[Stored items]
# Mingrui-Yu/A-Simple-Stereo-SLAM-System-with-Deep-Loop-Closing

Measured on AMD Instinct MI355X. Metric: stereo frames/sec (ORB+match+LCD+BA-build) @1241x376, higher is better.
Workload: dtype u8/int32 (ORB, Hamming), f32 via f16x3 / bf16x6 split products on the matrix cores with f32 accumulate (CALC conv1 / conv2, DB scan), f64 (triangulation, BA)

## Files before the change

### a-simple-stereo-slam-system-with-deep-loop-closing_amd/csrc/orb_engine.hip

```cpp
#include <math.h>
#include <stdlib.h>
#include <string.h>

#include <vector>

#include "common.h"
#include "orb_plan.h"

namespace myslam_hip {

void launch_resize(const ResizeArgs& a, int batch, hipStream_t s);
void launch_resize_chain(const ResizeArgs* lv, int n, int batch, hipStream_t s);
bool resize_is_little(const ResizeArgs& a, int batch);
int resize_chain_max();
int pyr_head_levels();
void launch_pyr_head(const ResizeArgs* lv, int n, int rows, int cols, uint8_t* dst0, int dpitch0, size_t dstride0, int b0, int batch,
                     uint32_t* p0, int n0, uint32_t* p1, int n1, uint32_t* p2, int n2, uint32_t* p3, int n3, hipStream_t s);
void launch_blur(const BlurArgs& a, int batch, hipStream_t s);
bool blur_uses_strips(const BlurArgs& a);
bool resize_uses_strips(const ResizeArgs& a);
void launch_fast(const OrbPlan& P, const uint8_t* pyr, size_t pyrStride, const uint8_t* maskPyr, uint32_t* cand,
                 int32_t* candCount, const uint32_t* statPrev, uint32_t* statCur, int forceMode, int batch, hipStream_t s);
bool launch_octree(const OrbPlan& P, const uint32_t* cand, const int32_t* candCount, uint32_t* sortbuf, const uint32_t* octTab, uint32_t* selOut,
                   int32_t* selCount, int32_t* status, int batch, uint16_t* order, hipStream_t s, const BlurArgs* blurLv, int nBlur);
bool describe_uses_tile_order(bool have_order, int detectOnly, int batch);
void launch_describe(const OrbPlan& P, const uint8_t* pyr, const uint8_t* blur, size_t pyrStride, const uint32_t* selOut,
                     const int32_t* selCount, myslam_keypoint* kps, uint8_t* desc, int32_t* counts, int32_t* status,
                     int cap, int detectOnly, int batch, uint16_t* order, bool order_ready, int blocks_per_cu, hipStream_t s);
void launch_screen(const OrbPlan& P, const uint8_t* pyr, myslam_keypoint* kin, int n, myslam_keypoint* kout, uint8_t* keep,
                   hipStream_t s);
void launch_calc_desc(const OrbPlan& P, const uint8_t* blur, const myslam_keypoint* kps, int n, uint8_t* desc, hipStream_t s);
void launch_unpack_cands(const uint32_t* cand, int n, int32_t* xs, int32_t* ys, int32_t* sc, hipStream_t s);
void launch_blur_levels(const BlurArgs* lv, int n, int batch, hipStream_t s);
bool blur_mfma_tables(int w, int h, const int q[7], std::vector<uint4>& tab, size_t& offH, size_t& offV);
void blur_mfma_ident(std::vector<uint4>& tab, size_t& offI);
void launch_zero_u32(uint32_t* p0, int n0, uint32_t* p1, int n1, uint32_t* p2, int n2, uint32_t* p3, int n3, hipStream_t s);
void launch_ingest_clear(const uint8_t* src, int rows, int cols, int step, size_t sstride, uint8_t* dst, int dpitch, size_t dstride, int batch,
                         uint32_t* p0, int n0, uint32_t* p1, int n1, uint32_t* p2, int n2, uint32_t* p3, int n3, hipStream_t s);
void launch_ingest(const uint8_t* src, int rows, int cols, int step, size_t sstride, uint8_t* dst, int dpitch,
                   size_t dstride, int batch, hipStream_t s);

static inline int cv_round(float v) { return (int)lrintf(v); }
static inline size_t align_up(size_t v, size_t a) { return (v + a - 1) / a * a; }

void gauss_q8(int kind, int q[7]) {
    if (kind == 1) { const int t[7] = {8, 28, 56, 72, 56, 28, 8}; memcpy(q, t, sizeof(t)); return; }
    double g[7], sum = 0;
    for (int i = 0; i < 7; i++) { double x = i - 3; g[i] = exp(-(x * x) / 8.0); sum += g[i]; }
    for (int i = 0; i < 7; i++) q[i] = (int)lrint(g[i] / sum * 256.0);
}

[[maybe_unused]] static void resize_tables(int ssize, int dsize, bool is_x, std::vector<int32_t>& ofs, std::vector<int16_t>& coef) {
    const double inv_scale = (double)dsize / ssize;
    const double scale = 1. / inv_scale;
    ofs.resize(dsize); coef.resize(2 * dsize);
    for (int d = 0; d < dsize; d++) {
        float f = (float)((d + 0.5) * scale - 0.5);
        int s = (int)floorf(f);
        f -= s;
        if (is_x) {
            if (s < 0) { f = 0; s = 0; }
            if (s >= ssize - 1) { f = 0; s = ssize - 1; }
        }
        ofs[d] = s;
        coef[2 * d] = (int16_t)cv_round((1.f - f) * 2048.f);
        coef[2 * d + 1] = (int16_t)cv_round(f * 2048.f);
    }
}

template <typename T>
static int dev_alloc(T*& p, size_t n) {
    if (p) { (void)hipFree(p); p = nullptr; }
    if (n == 0) return MYSLAM_OK;
    MYSLAM_HIP_CHECK(hipMalloc((void**)&p, n * sizeof(T)));
    return MYSLAM_OK;
}

}

using namespace myslam_hip;

struct myslam_orb {
    int nfeatures, nlevels, iniTh, minTh;
    float scaleFactor;
    std::vector<float> scale, invScale;
    std::vector<int> nPerLevel;
    int umax[16];
    hipStream_t stream = nullptr;
    hipStream_t aux = nullptr;
    hipEvent_t evFork = nullptr, evJoin = nullptr;
    hipEvent_t evUserFast = nullptr;
    hipEvent_t evUserGate = nullptr;

    int rows = 0, cols = 0;
    OrbPlan full{}, det{};

    int batchCap = 0;
    bool maskAlloc = false;
    uint8_t *d_pyr = nullptr, *d_blur = nullptr, *d_mask = nullptr;
    uint32_t* d_cand = nullptr;
    uint32_t* d_sort = nullptr;
    int32_t *d_candCount = nullptr, *d_selCount = nullptr, *d_status = nullptr;
    uint32_t* d_sel = nullptr;
    uint16_t* d_order = nullptr;
    uint32_t* d_octTab = nullptr;
    uint32_t* d_stripTab = nullptr;
    uint32_t* d_fastStat = nullptr; int fastFlip = 0;
    int optFastMode = -1;
    int optInternalStream = 1;
    int optCopyInput = 0;
    int optStopAfter = 0;
    int tapsSet = 0, taps[7] = {0};
    int optSideBlocksPerCu = 0;
    int optBlurMfma = 0;
    uint4* d_blurTab = nullptr; bool blurTabValid = false; size_t blurOffI = 0, blurOffH[MAXL] = {0}, blurOffV[MAXL] = {0}; bool blurLvOk[MAXL] = {false}; int blurVconst = 0;
    int ensure_blur_tables();

    struct HostGraph { hipGraphExec_t exec = nullptr; hipGraph_t graph = nullptr; uint64_t gen = 0; int rows = 0, cols = 0, step = 0, dcap = 0, calls = 0; bool mask = false; };
    HostGraph hostGraph[2][2];
    uint64_t gen = 1;
    struct Clear { uint32_t* p[4]; int n[4]; } clr{{nullptr, nullptr, nullptr, nullptr}, {0, 0, 0, 0}};
    hipStream_t hostStream = nullptr;
    uint8_t* h_pin = nullptr; size_t pinBytes = 0;
    int ensure_pin(size_t bytes);
    void drop_host_graphs();
    uint8_t *d_stageImg = nullptr, *d_stageMask = nullptr; size_t stageImgBytes = 0, stageMaskBytes = 0;
    myslam_keypoint *d_stageKps = nullptr, *d_stageKps2 = nullptr; uint8_t* d_stageDesc = nullptr; uint8_t* d_stageKeep = nullptr;
    int32_t* d_stageCounts = nullptr; int stageCap = 0;
    uint8_t* d_stageOut = nullptr; size_t stageOutBytes = 0, stageDescOff = 0;

    int make_tables();
    int make_plan(int r, int c);
    int ensure(int batch, int r, int c, bool needMask);
    int ensure_stage(size_t imgBytes, size_t maskBytes, int cap);
    int build_pyramids(const uint8_t* d_imgs, int batch, int step, size_t stride, const uint8_t* d_masks, int nlev);
    ResizeArgs level_resize_args(uint8_t* base, int l) const;
    BlurArgs level_blur_args(int l) const;
    int blur_levels(int batch, int nlev, hipStream_t s);
    void fill_blur_args(BlurArgs* lv, int nlev) const;
    int run_fast(const OrbPlan& P, const uint8_t* maskPyr, int batch);
    int run_batch(const uint8_t* d_imgs, int batch, int r, int c, int step, size_t stride, const uint8_t* d_masks,
                  myslam_keypoint* d_kps, uint8_t* d_desc, int32_t* d_counts, int32_t* d_stat, int cap, bool detectOnly);
    void free_all();
};

int myslam_orb::make_tables() {
    scale.assign(nlevels, 1.f); invScale.assign(nlevels, 1.f); nPerLevel.assign(nlevels, 0);
    for (int i = 1; i < nlevels; i++) scale[i] = scale[i - 1] * scaleFactor;
    for (int i = 0; i < nlevels; i++) invScale[i] = 1.0f / scale[i];
    float factor = 1.0f / scaleFactor;
    float nDesired = nfeatures * (1 - factor) / (1 - (float)pow((double)factor, (double)nlevels));
    int sum = 0;
    for (int l = 0; l < nlevels - 1; l++) { nPerLevel[l] = cv_round(nDesired); sum += nPerLevel[l]; nDesired *= factor; }
    nPerLevel[nlevels - 1] = std::max(nfeatures - sum, 0);
    int v, v0, vmax = (int)floor(HALF_PATCH * sqrtf(2.f) / 2 + 1), vmin = (int)ceil(HALF_PATCH * sqrtf(2.f) / 2);
    const double hp2 = HALF_PATCH * HALF_PATCH;
    for (v = 0; v < 16; v++) umax[v] = 0;
    for (v = 0; v <= vmax; ++v) umax[v] = (int)lrint(sqrt(hp2 - v * v));
    for (v = HALF_PATCH, v0 = 0; v >= vmin; --v) { while (umax[v0] == umax[v0 + 1]) ++v0; umax[v] = v0; ++v0; }
    const int expect[16] = {15, 15, 15, 15, 14, 14, 14, 13, 13, 12, 11, 10, 9, 8, 6, 3};
    for (v = 0; v < 16; v++) if (umax[v] != expect[v]) return MYSLAM_ERR_INVALID;
    return MYSLAM_OK;
}
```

### EXERCISE DESCRIPTION
Your response should be the lines above from the first to the one containing "Measured on AMD", inclusive, each given exactly.

### THE COMPLETED TASK
# Mingrui-Yu/A-Simple-Stereo-SLAM-System-with-Deep-Loop-Closing

Measured on AMD Instinct MI355X. Metric: stereo frames/sec (ORB+match+LCD+BA-build) @1241x376, higher is better.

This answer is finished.